[Data listing]
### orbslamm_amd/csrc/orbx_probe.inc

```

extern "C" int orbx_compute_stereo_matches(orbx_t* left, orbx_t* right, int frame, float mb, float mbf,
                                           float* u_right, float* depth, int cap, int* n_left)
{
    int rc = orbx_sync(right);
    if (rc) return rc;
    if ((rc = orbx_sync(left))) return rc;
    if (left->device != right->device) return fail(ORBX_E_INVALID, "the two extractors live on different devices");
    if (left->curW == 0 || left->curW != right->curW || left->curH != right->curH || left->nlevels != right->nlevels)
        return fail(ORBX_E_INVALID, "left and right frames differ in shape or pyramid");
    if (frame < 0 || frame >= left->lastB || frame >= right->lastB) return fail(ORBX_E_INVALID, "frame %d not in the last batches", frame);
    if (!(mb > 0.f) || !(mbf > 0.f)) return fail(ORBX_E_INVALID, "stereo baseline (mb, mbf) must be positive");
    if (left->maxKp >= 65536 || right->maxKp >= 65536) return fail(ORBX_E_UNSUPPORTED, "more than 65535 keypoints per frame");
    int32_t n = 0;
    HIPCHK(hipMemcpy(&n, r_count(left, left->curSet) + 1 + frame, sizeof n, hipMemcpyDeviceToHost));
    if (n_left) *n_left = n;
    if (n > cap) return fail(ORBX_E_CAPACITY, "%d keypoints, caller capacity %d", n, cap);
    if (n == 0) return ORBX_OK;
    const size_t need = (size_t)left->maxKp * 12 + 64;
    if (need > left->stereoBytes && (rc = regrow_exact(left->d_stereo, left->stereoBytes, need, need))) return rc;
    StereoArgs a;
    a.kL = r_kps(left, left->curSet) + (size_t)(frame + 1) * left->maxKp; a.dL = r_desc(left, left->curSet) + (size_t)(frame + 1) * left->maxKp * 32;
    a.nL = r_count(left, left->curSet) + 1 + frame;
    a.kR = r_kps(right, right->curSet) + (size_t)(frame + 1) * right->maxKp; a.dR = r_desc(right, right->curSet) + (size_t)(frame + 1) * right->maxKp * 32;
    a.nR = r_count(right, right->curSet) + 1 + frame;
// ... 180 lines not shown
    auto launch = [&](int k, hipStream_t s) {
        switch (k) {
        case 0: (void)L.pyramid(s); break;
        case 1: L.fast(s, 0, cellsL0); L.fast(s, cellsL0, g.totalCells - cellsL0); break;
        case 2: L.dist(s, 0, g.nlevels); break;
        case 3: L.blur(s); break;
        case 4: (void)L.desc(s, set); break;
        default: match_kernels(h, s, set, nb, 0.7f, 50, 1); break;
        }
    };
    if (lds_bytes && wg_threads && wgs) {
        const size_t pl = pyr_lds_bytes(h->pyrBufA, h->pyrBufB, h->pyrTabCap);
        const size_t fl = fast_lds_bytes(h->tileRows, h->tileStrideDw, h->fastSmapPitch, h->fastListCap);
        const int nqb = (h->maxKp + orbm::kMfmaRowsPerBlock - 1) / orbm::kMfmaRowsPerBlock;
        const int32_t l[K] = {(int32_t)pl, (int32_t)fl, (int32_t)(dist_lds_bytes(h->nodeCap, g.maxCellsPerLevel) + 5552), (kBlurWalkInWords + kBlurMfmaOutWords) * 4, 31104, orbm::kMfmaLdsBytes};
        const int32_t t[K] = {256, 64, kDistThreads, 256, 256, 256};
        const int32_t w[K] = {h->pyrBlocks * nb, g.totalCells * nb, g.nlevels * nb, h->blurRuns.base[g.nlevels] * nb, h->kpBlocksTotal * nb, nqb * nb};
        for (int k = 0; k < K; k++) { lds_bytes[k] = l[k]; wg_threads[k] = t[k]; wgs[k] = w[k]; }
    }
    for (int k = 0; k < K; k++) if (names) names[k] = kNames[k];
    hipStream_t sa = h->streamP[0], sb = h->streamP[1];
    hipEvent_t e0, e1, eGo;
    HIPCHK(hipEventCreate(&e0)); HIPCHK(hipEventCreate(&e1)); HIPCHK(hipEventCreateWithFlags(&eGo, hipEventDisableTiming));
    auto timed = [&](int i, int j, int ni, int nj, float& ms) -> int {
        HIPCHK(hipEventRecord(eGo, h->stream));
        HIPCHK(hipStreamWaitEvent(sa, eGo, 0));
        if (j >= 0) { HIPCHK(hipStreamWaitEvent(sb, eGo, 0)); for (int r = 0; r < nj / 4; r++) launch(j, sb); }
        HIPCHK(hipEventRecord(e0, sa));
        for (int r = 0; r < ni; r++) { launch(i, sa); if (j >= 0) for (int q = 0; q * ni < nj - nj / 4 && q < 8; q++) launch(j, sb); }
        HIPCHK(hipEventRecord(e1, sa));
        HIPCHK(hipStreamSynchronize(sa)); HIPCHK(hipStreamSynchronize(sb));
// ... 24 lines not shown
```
[/Data listing]
What the task asks: Repeat all the data, every line exactly.

Task response:
### orbslamm_amd/csrc/orbx_probe.inc

```

extern "C" int orbx_compute_stereo_matches(orbx_t* left, orbx_t* right, int frame, float mb, float mbf,
                                           float* u_right, float* depth, int cap, int* n_left)
{
    int rc = orbx_sync(right);
    if (rc) return rc;
    if ((rc = orbx_sync(left))) return rc;
    if (left->device != right->device) return fail(ORBX_E_INVALID, "the two extractors live on different devices");
    if (left->curW == 0 || left->curW != right->curW || left->curH != right->curH || left->nlevels != right->nlevels)
        return fail(ORBX_E_INVALID, "left and right frames differ in shape or pyramid");
    if (frame < 0 || frame >= left->lastB || frame >= right->lastB) return fail(ORBX_E_INVALID, "frame %d not in the last batches", frame);
    if (!(mb > 0.f) || !(mbf > 0.f)) return fail(ORBX_E_INVALID, "stereo baseline (mb, mbf) must be positive");
    if (left->maxKp >= 65536 || right->maxKp >= 65536) return fail(ORBX_E_UNSUPPORTED, "more than 65535 keypoints per frame");
    int32_t n = 0;
    HIPCHK(hipMemcpy(&n, r_count(left, left->curSet) + 1 + frame, sizeof n, hipMemcpyDeviceToHost));
    if (n_left) *n_left = n;
    if (n > cap) return fail(ORBX_E_CAPACITY, "%d keypoints, caller capacity %d", n, cap);
    if (n == 0) return ORBX_OK;
    const size_t need = (size_t)left->maxKp * 12 + 64;
    if (need > left->stereoBytes && (rc = regrow_exact(left->d_stereo, left->stereoBytes, need, need))) return rc;
    StereoArgs a;
    a.kL = r_kps(left, left->curSet) + (size_t)(frame + 1) * left->maxKp; a.dL = r_desc(left, left->curSet) + (size_t)(frame + 1) * left->maxKp * 32;
    a.nL = r_count(left, left->curSet) + 1 + frame;
    a.kR = r_kps(right, right->curSet) + (size_t)(frame + 1) * right->maxKp; a.dR = r_desc(right, right->curSet) + (size_t)(frame + 1) * right->maxKp * 32;
    a.nR = r_count(right, right->curSet) + 1 + frame;
// ... 180 lines not shown
    auto launch = [&](int k, hipStream_t s) {
        switch (k) {
        case 0: (void)L.pyramid(s); break;
        case 1: L.fast(s, 0, cellsL0); L.fast(s, cellsL0, g.totalCells - cellsL0); break;
        case 2: L.dist(s, 0, g.nlevels); break;
        case 3: L.blur(s); break;
        case 4: (void)L.desc(s, set); break;
        default: match_kernels(h, s, set, nb, 0.7f, 50, 1); break;
        }
    };
    if (lds_bytes && wg_threads && wgs) {
        const size_t pl = pyr_lds_bytes(h->pyrBufA, h->pyrBufB, h->pyrTabCap);
        const size_t fl = fast_lds_bytes(h->tileRows, h->tileStrideDw, h->fastSmapPitch, h->fastListCap);
        const int nqb = (h->maxKp + orbm::kMfmaRowsPerBlock - 1) / orbm::kMfmaRowsPerBlock;
        const int32_t l[K] = {(int32_t)pl, (int32_t)fl, (int32_t)(dist_lds_bytes(h->nodeCap, g.maxCellsPerLevel) + 5552), (kBlurWalkInWords + kBlurMfmaOutWords) * 4, 31104, orbm::kMfmaLdsBytes};
        const int32_t t[K] = {256, 64, kDistThreads, 256, 256, 256};
        const int32_t w[K] = {h->pyrBlocks * nb, g.totalCells * nb, g.nlevels * nb, h->blurRuns.base[g.nlevels] * nb, h->kpBlocksTotal * nb, nqb * nb};
        for (int k = 0; k < K; k++) { lds_bytes[k] = l[k]; wg_threads[k] = t[k]; wgs[k] = w[k]; }
    }
    for (int k = 0; k < K; k++) if (names) names[k] = kNames[k];
    hipStream_t sa = h->streamP[0], sb = h->streamP[1];
    hipEvent_t e0, e1, eGo;
    HIPCHK(hipEventCreate(&e0)); HIPCHK(hipEventCreate(&e1)); HIPCHK(hipEventCreateWithFlags(&eGo, hipEventDisableTiming));
    auto timed = [&](int i, int j, int ni, int nj, float& ms) -> int {
        HIPCHK(hipEventRecord(eGo, h->stream));
        HIPCHK(hipStreamWaitEvent(sa, eGo, 0));
        if (j >= 0) { HIPCHK(hipStreamWaitEvent(sb, eGo, 0)); for (int r = 0; r < nj / 4; r++) launch(j, sb); }
        HIPCHK(hipEventRecord(e0, sa));
        for (int r = 0; r < ni; r++) { launch(i, sa); if (j >= 0) for (int q = 0; q * ni < nj - nj / 4 && q < 8; q++) launch(j, sb); }
        HIPCHK(hipEventRecord(e1, sa));
        HIPCHK(hipStreamSynchronize(sa)); HIPCHK(hipStreamSynchronize(sb));
// ... 24 lines not shown
```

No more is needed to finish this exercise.